How many lines of the entries below include the word "pooled"? Answer with the number alone.

(Stored data entries)
■ ■ ■ ■ ■

@@ -1461,10 +1557,23 @@
         MSSEG_FAIL(MSSEG_EINVAL, "instnorm_act_pool_fwd: needs 16-byte aligned rows and a channel count multiple of %d", 16 / esz);
     const long long total = (long long)N * (D / 2) * (H / 2) * (W / 2) * (C / (16 / esz));
     if (total >= 0x7fffffffLL) MSSEG_FAIL(MSSEG_EINVAL, "instnorm_act_pool_fwd: too many elements");
-    NormPoolParams p{x, ldx, stats, gamma, beta, y, ldy, pooled, ldp, N, D, H, W, C, eps, slope};
+    NormPoolParams p{x, ldx, stats, gamma, beta, y, ldy, pooled, ldp, N, D, H, W, C, eps, slope, K3FinParams{}, 0};
     const int g = grid_for(total, 1);
-    DISPATCH_T(dtype, hipLaunchKernelGGL(instnorm_pool_fwd_kernel<float>, dim3(g), dim3(256), 0, (hipStream_t)stream, p),
-               hipLaunchKernelGGL(instnorm_pool_fwd_kernel<bf16_t>, dim3(g), dim3(256), 0, (hipStream_t)stream, p));
+    bool deferred;
+    if (int rc = fin_desc_check(desc, 0, stats, N, C, "instnorm_act_pool_fwd", &deferred)) return rc;
+    if (deferred) {
+        p.fin = msseg_fin_params(*desc); p.fin_ncb = desc->ncb;
+        if ((long long)N * C * 2 <= NORM_FIN_MAX) {
+            DISPATCH_T(dtype,
+                       hipLaunchKernelGGL((instnorm_pool_fwd_kernel<float, true>), dim3(g), dim3(256), 0, (hipStream_t)stream, p),
+                       hipLaunchKernelGGL((instnorm_pool_fwd_kernel<bf16_t, true>), dim3(g), dim3(256), 0, (hipStream_t)stream, p));
+            MSSEG_CHECK_LAUNCH("instnorm_act_pool_fwd");
+            return MSSEG_OK;
+        }
+        if (int rc = msseg_k3_stats_finalize(p.fin, p.fin_ncb, (hipStream_t)stream)) return rc;
+    }
+    DISPATCH_T(dtype, hipLaunchKernelGGL((instnorm_pool_fwd_kernel<float>), dim3(g), dim3(256), 0, (hipStream_t)stream, p),
+               hipLaunchKernelGGL((instnorm_pool_fwd_kernel<bf16_t>), dim3(g), dim3(256), 0, (hipStream_t)stream, p));
     MSSEG_CHECK_LAUNCH("instnorm_act_pool_fwd");
     return MSSEG_OK;
 }
@@ -1525,8 +1634,23 @@
                                  const float* beta, const void* y, long long ldy, const void* dy, long long lddy, const float* red, void* dx,
                                  long long lddx, void* dres, long long lddres, int N, long long S, int C, float eps,
                                  float slope, int dtype, msseg_stream_t stream) {
+    return msseg_instnorm_act_bwd_apply_deferred(x, ldx, stats, gamma, beta, y, ldy, dy, lddy, red, dx, lddx, dres, lddres,
+                                                 N, S, C, eps, slope, dtype, nullptr, stream);
+}
+
+int msseg_instnorm_act_bwd_apply_deferred(const void* x, long long ldx, const float* stats, const float* gamma,
+                                          const float* beta, const void* y, long long ldy, const void* dy, long long lddy,
+                                          const float* red, void* dx, long long lddx, void* dres, long long lddres, int N,
+                                          long long S, int C, float eps, float slope, int dtype,
+                                          const msseg_fin_desc* desc, msseg_stream_t stream) {
     if (!x || !stats || !dy || !red || !dx) MSSEG_FAIL(MSSEG_EINVAL, "instnorm_act_bwd_apply: null pointer");
     NormParams p{};
+    bool deferred;
+    if (int rc = fin_desc_check(desc, 1, red, N, C, "instnorm_act_bwd_apply", &deferred)) return rc;
+    if (deferred) {
+        if (desc->nb_stats != stats) MSSEG_FAIL(MSSEG_EINVAL, "instnorm_act_bwd_apply: the deferred sums belong to other statistics");
+        p.fin = msseg_fin_params(*desc); p.fin_ncb = desc->ncb;
+    }
     p.x = x; p.ldx = ldx; p.stats = stats; p.gamma = gamma; p.beta = beta; p.y = (void*)y; p.ldy = ldy; p.dy = dy; p.lddy = lddy;
     p.red = (float*)red; p.dx = dx; p.lddx = lddx; p.dres = dres; p.lddres = lddres;
     p.S = S; p.C = C; p.eps = eps; p.slope = slope;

■ ■ ■ ■ ■

### Result of this exercise
2